М. Л. Гаспаров оказал мне честь, публично назвав в 1990 году лучшим среди младшего на тот момент поколения поэтов-переводчиков, тогда же по другому поводу он сказал: « Все мы знаем, что есть такие памятники мировой литературы, о которых мы твердо отвечаем на экзаменах, что они великие, и в то же время всю жизнь знаем их в объёме отрывков из хрестоматии зарубежной литературы. И я решил: когда на Страшном Суде меня будут спрашивать, почему ты не читал того-то, не читал того-то и ещё смел называть себя филологом, то я на каждый вопрос буду отвечать. “Зато я прочёл Ариосто! Зато я прочёл Ариосто…”». Я не смею называть себя филологом, – Ариосто иначе как в переводе Александра Триандафилиди не читал и читать не буду, – я скорее историк – и поэт-переводчик. Хотя мог бы точно так же, как Гаспаров, ответить: «Зато я прочел Данте» (что соответствует истине). Не перевёл, но его вполне можно, хоть и с оговорками, читать в переводе М. Л. Лозинского. Зато я прочёл и перевёл главные драмы Йоста ван ден Вондела. Зато я прочёл и перевёл почти целиком главную книгу «жанровой» голландской поэзии – «Назидательные картинки» Константейна Хёйгенса. И если я не выучил древнегреческий, чтобы прочесть «Дафниса и Хлою», то потому, что меня убедил и перевод Д. Мережковского.

Думаю, ни о чём нас не будут спрашивать на Страшном Суде: там всё заранее и так будет известно. Что смог, то сделал, а если мало сделал – так в этом и винюсь. Зато моими учителями были Аркадий Штейнберг и Сергей Петров, зато я воспитал несколько поколений учеников – этих перечислять не буду, если они сами меня назовут своим учителем – я счастлив, а не назовут – мне и того хватит, что я их учил, и в жизни мне более всего было интересно жить. Вместе с неграмотным горцем Макинтайром объезжать любимые горы, напевая собственные (но уже мои!) стихи, вместе с заточённым в лондонский Бедлам Смартом слагать исступленный гимн во славу царя Давида и всеобщего естествознания, вместе с завербовавшимся в африканские колонии великим голландским поэтом-либертином В. Г. ван Фоккенброхом за недели до смерти от лихорадки писать стихами письма друзьям в Голландию, и всех не перечислить.

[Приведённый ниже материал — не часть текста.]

PYBIND11_MODULE(_hip, m) {
    m.doc() = "xaynet_amd MI355X (gfx950) kernels: mask expand, aggregate, unmask";
    const auto nogil = py::call_guard<py::gil_scoped_release>();

    m.def("device_count", []() {
        int n = 0;
        hipError_t e = hipGetDeviceCount(&n);
        return e == hipSuccess ? n : 0;
    });
    m.def("synchronize", []() { check(hipDeviceSynchronize(), "sync"); });

    m.def("host_register", [](uintptr_t ptr, size_t size) {
        check(hipHostRegister(reinterpret_cast<void*>(ptr), size, hipHostRegisterDefault),
              "hipHostRegister");
    });
    m.def("host_unregister", [](uintptr_t ptr) {
        check(hipHostUnregister(reinterpret_cast<void*>(ptr)), "hipHostUnregister");
    });

    py::class_<MaskExpander>(m, "MaskExpander")
        .def(py::init<>())
        .def(
            "expand",
            [](MaskExpander& self, const std::string& seed, uintptr_t out_lo, uintptr_t out_hi,
               uint64_t len, const std::string& order, int prng_nbytes, py::object start_word,
               uint64_t seed_stride, uint64_t attempts) {
                std::vector<uint64_t> words;
                if (py::isinstance<py::int_>(start_word))
                    words.push_back(start_word.cast<uint64_t>());
                else
                    words = start_word.cast<std::vector<uint64_t>>();
                py::gil_scoped_release release;
                return self.expand(seed, out_lo, out_hi, len, order, prng_nbytes, words,
                                   seed_stride, attempts);
            },
            py::arg("seed"), py::arg("out_lo"), py::arg("out_hi"), py::arg("len"),
            py::arg("order"), py::arg("prng_nbytes"), py::arg("start_word"), py::kw_only(),
            py::arg("seed_stride") = 0, py::arg("attempts") = 0)
        .def_static("_batch_size", &MaskExpander::batch_size, py::arg("len"), py::arg("order"),
                    py::arg("prng_nbytes"), py::arg("budget_bytes"));

    m.def(
        "aggregate_batch",
        [](uintptr_t acc, uintptr_t updates, uint64_t stride, uint32_t n_updates, uint64_t len,
           int bpn, int ept) {
            check(xhip_k3_aggregate(u64p(acc), u8p(updates), stride, n_updates, len, bpn, ept),
                  "k3_aggregate");
        },
        py::arg("acc"), py::arg("updates"), py::arg("stride"), py::arg("n_updates"),
        py::arg("len"), py::arg("bpn"), py::arg("ept") = 0, nogil);

    m.def(
        "_k3_tile_plan",
        [](uint64_t len, int bpn, uint64_t stride) {
            XhipK3TilePlan p;
            xhip_k3_tile_plan(len, bpn, stride, &p);
            py::dict d;
            d["tile_elems"] = p.tile_elems;
            d["depth"] = p.depth;
            d["waves"] = p.waves;
            d["n_tiles"] = p.n_tiles;
            d["rem_start"] = p.rem_start;
            d["max_byte"] = p.max_byte;
            return d;
        },
        py::arg("len"), py::arg("bpn"), py::arg("stride"));

    m.def(
        "_read_ceiling",
        [](uintptr_t src, uint64_t bytes, bool nontemporal, uintptr_t sink) {
            check(xhip_read_ceiling(u8p(src), bytes, nontemporal,
                                    reinterpret_cast<uint32_t*>(sink)),
                  "read_ceiling");
        },
        py::arg("src"), py::arg("bytes"), py::arg("nontemporal"), py::arg("sink"), nogil);

    m.def(
        "_model_encode",
        [](uintptr_t src, int dtype, uint64_t len, uintptr_t work, uintptr_t out,
           uint64_t out_bytes) -> uint64_t {
            if (dtype < 0 || dtype > 3) throw py::value_error("dtype must be 0..3");
            if (len > (uint64_t(1) << 32))
                throw py::value_error("a model has at most 2^32 weights");
            if (len == 0) return 9;
            py::gil_scoped_release release;
            void* w = reinterpret_cast<void*>(src);
            void* ws = reinterpret_cast<void*>(work);
            check(xhip_k7_model_count(w, dtype, len, ws), "k7_model_count");
            uint64_t words = 0;
            check(hipMemcpy(&words, ws, sizeof words, hipMemcpyDeviceToHost), "k7 total");
            const uint64_t body = 9 + 4 * words;
            if (out_bytes >= 3 + body)
                check(xhip_k7_model_emit(w, dtype, len, ws, u8p(out), out_bytes),
                      "k7_model_emit");
            return body;
        },
        py::arg("src"), py::arg("dtype"), py::arg("len"), py::arg("work"), py::arg("out"),
        py::arg("out_bytes"));

    m.def(
        "_model_plan",
        [](uint64_t len) {
            XhipK7Plan p;
            xhip_k7_plan(len, &p);
            py::dict d;
            d["block_elems"] = p.block_elems;
            d["blocks"] = p.blocks;
            d["scan_levels"] = p.scan_levels;
            d["tile_blocks"] = p.tile_blocks;
            d["tiles"] = p.tiles;
            d["work_bytes"] = p.work_bytes;
            return d;
        },
        py::arg("len"));

    m.def(
        "unmask",
        [](uintptr_t planes, uintptr_t mask_lo, uintptr_t mask_hi, uintptr_t out, uint64_t len,
           int n_planes, const std::string& order, const std::string& exp_shift,
           double n_add_shift, double scalar_sum, int dtype, int digit_bits,
           const std::string& offset, const std::string& divisor) {
            Limbs o = parse_order(order, mask_hi), e = parse_limbs(exp_shift);
            Limbs off = parse_optional(offset), div = parse_optional(divisor);
            check_digit_bits(o, digit_bits);
            if (off.is_zero()) {
                if (o.n > 2)
                    throw py::value_error("orders >= 2^128 are Bmax configs: unmask needs "
                                          "their exact offset");
                if (e.n > 2) throw py::value_error("exp_shift >= 2^128 needs the exact offset");
                if (!div.is_zero()) throw py::value_error("divisor goes with an offset");
            } else if (off.n > o.n) {
                throw py::value_error("the exact offset must be below the order");
            }
            if (div.n > 1) throw py::value_error("divisor must be below 2^64");
            const double scale = double(1.0L / (limbs_to_ld(e) * (long double)scalar_sum));
            check(xhip_k4_unmask_limbs(u64p(planes), u64p(mask_lo), u64p(mask_hi), dtype,
                                       reinterpret_cast<void*>(out), len, n_planes, digit_bits,
                                       o.v, e.v, n_add_shift, scalar_sum, off.v, div.v.w[0],
                                       scale),
                  "k4_unmask");
        },
        py::arg("planes"), py::arg("mask_lo"), py::arg("mask_hi"), py::arg("out"),
        py::arg("len"), py::arg("n_planes"), py::arg("order"), py::arg("exp_shift"),
        py::arg("n_add_shift"), py::arg("scalar_sum"), py::arg("dtype") = 0,
        py::arg("digit_bits") = 32, py::arg("offset") = "", py::arg("divisor") = "", nogil);

    m.def(
        "unmask_values",
        [](uintptr_t vals, uintptr_t mask_lo, uintptr_t mask_hi, uintptr_t out, uint64_t len,
           const std::string& order, const std::string& exp_shift, double n_add_shift,
           double scalar_sum, int dtype, const std::string& offset,
           const std::string& divisor) {
            Limbs o = parse_order(order, mask_hi), e = parse_limbs(exp_shift);
            Limbs off = parse_optional(offset), div = parse_optional(divisor);
            if (o.n > 1 || e.n > 1) throw py::value_error("unmask_values covers u64 orders");
            if (off.n > 1 || div.n > 1)
                throw py::value_error("offset and divisor must be below 2^64");
            if (off.is_zero() && !div.is_zero())
                throw py::value_error("divisor goes with an offset");
            check(xhip_k4_unmask_values(u64p(vals), u64p(mask_lo), dtype,
                                        reinterpret_cast<void*>(out), len, o.v.w[0], e.v.w[0],
                                        n_add_shift, scalar_sum, off.v.w[0], div.v.w[0]),
                  "k4_unmask_values");
        },
        py::arg("vals"), py::arg("mask_lo"), py::arg("mask_hi"), py::arg("out"), py::arg("len"),
        py::arg("order"), py::arg("exp_shift"), py::arg("n_add_shift"), py::arg("scalar_sum"),
        py::arg("dtype") = 0, py::arg("offset") = "", py::arg("divisor") = "", nogil);

    m.def(
        "canonicalize",
        [](uintptr_t planes, uintptr_t out_lo, uintptr_t out_hi, uint64_t len, int n_planes,
           const std::string& order, int digit_bits) {
            Limbs o = parse_order(order, out_hi);
            check_digit_bits(o, digit_bits);
            check(xhip_k2_canonicalize_limbs(u64p(planes), u64p(out_lo), u64p(out_hi), len,
                                             n_planes, digit_bits, o.v),
                  "k2_canonicalize");
        },
        py::arg("planes"), py::arg("out_lo"), py::arg("out_hi"), py::arg("len"),
        py::arg("n_planes"), py::arg("order"), py::arg("digit_bits") = 32, nogil);

    m.def(
        "add_to_planes",
        [](uintptr_t planes, uintptr_t lo, uintptr_t hi, uint64_t len, int n_planes,
           const std::string& order, int digit_bits, uint32_t rows, uint64_t row_stride) {
            Limbs o = parse_order(order, hi);
            check_digit_bits(o, digit_bits);
            if (rows < 1 || rows > XHIP_K1_MAX_BATCH)
                throw py::value_error("rows must be in 1..65535");
            if (rows > 1 && (row_stride == 0 || row_stride < len))
                throw py::value_error("several rows need row_stride, the u64 elements between "
                                      "them (at least len)");
            check(xhip_add_rows_to_planes_limbs(u64p(planes), u64p(lo), u64p(hi), len, n_planes,
                                                digit_bits, o.v, rows, row_stride),
                  "add_to_planes");
        },
        py::arg("planes"), py::arg("lo"), py::arg("hi"), py::arg("len"), py::arg("n_planes"),
        py::arg("order"), py::arg("digit_bits") = 32, py::kw_only(), py::arg("rows") = 1,
        py::arg("row_stride") = 0, nogil);

    m.def(
        "recode_planes",
        [](uintptr_t acc, uintptr_t out, uint64_t len, int n_digits, const std::string& order,
           int k, int digit_bits) {
            Limbs o = parse_limbs(order);
            if (o.n == 1) throw py::value_error("recode_planes covers wide (>= 2^64) orders");
            check(xhip_k2_recode_planes_limbs(u64p(acc), u64p(out), len, n_digits, o.v, k,
                                              digit_bits),
                  "k2_recode_planes");
        },
        py::arg("acc"), py::arg("out"), py::arg("len"), py::arg("n_digits"), py::arg("order"),
        py::arg("k"), py::arg("digit_bits"), nogil);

Если я о чем и жалею, так о том, что не выучил вовремя ни ирландский язык, ни валлийский, и Эхан О’Рахили и Давид ап Гвилим так, видимо, и останутся без моей компании, – о том, что не разобрался с фризским языком и поэзией Гисберта Япикса, с новейшими поэзиями на автохтонных языках Южной Америки – кечуа, гуарани и таинственном арайя, – впрочем, всего всё равно не сделать.

Так и тянутся передо мной тропки через коридоры между закрытыми дверями, из-под которых пробивается свет. Если во времена, когда поэтический перевод наконец-то отмыт от позорного звания «способ заработать деньги», он не только не погиб, а во многом расцвёл и нашёл новые дороги – и если в этом есть хоть малая моя заслуга – мне, по большому счету, достаточно.

Всё-таки я ведь ещё и прозаик, романист и фантаст, изредка и собственные стихи пишу – глядишь, всё-таки допишу и свою книгу стихотворений, которую давно назвал «Разговоры в царстве ещё живых». Всё-таки я ещё и специалист по русскому зарубежью, издавший несколько антологий и собраний сочинений.

За всю жизнь мне ни минуты не было скучно. Надеюсь, так будет и до самого конца.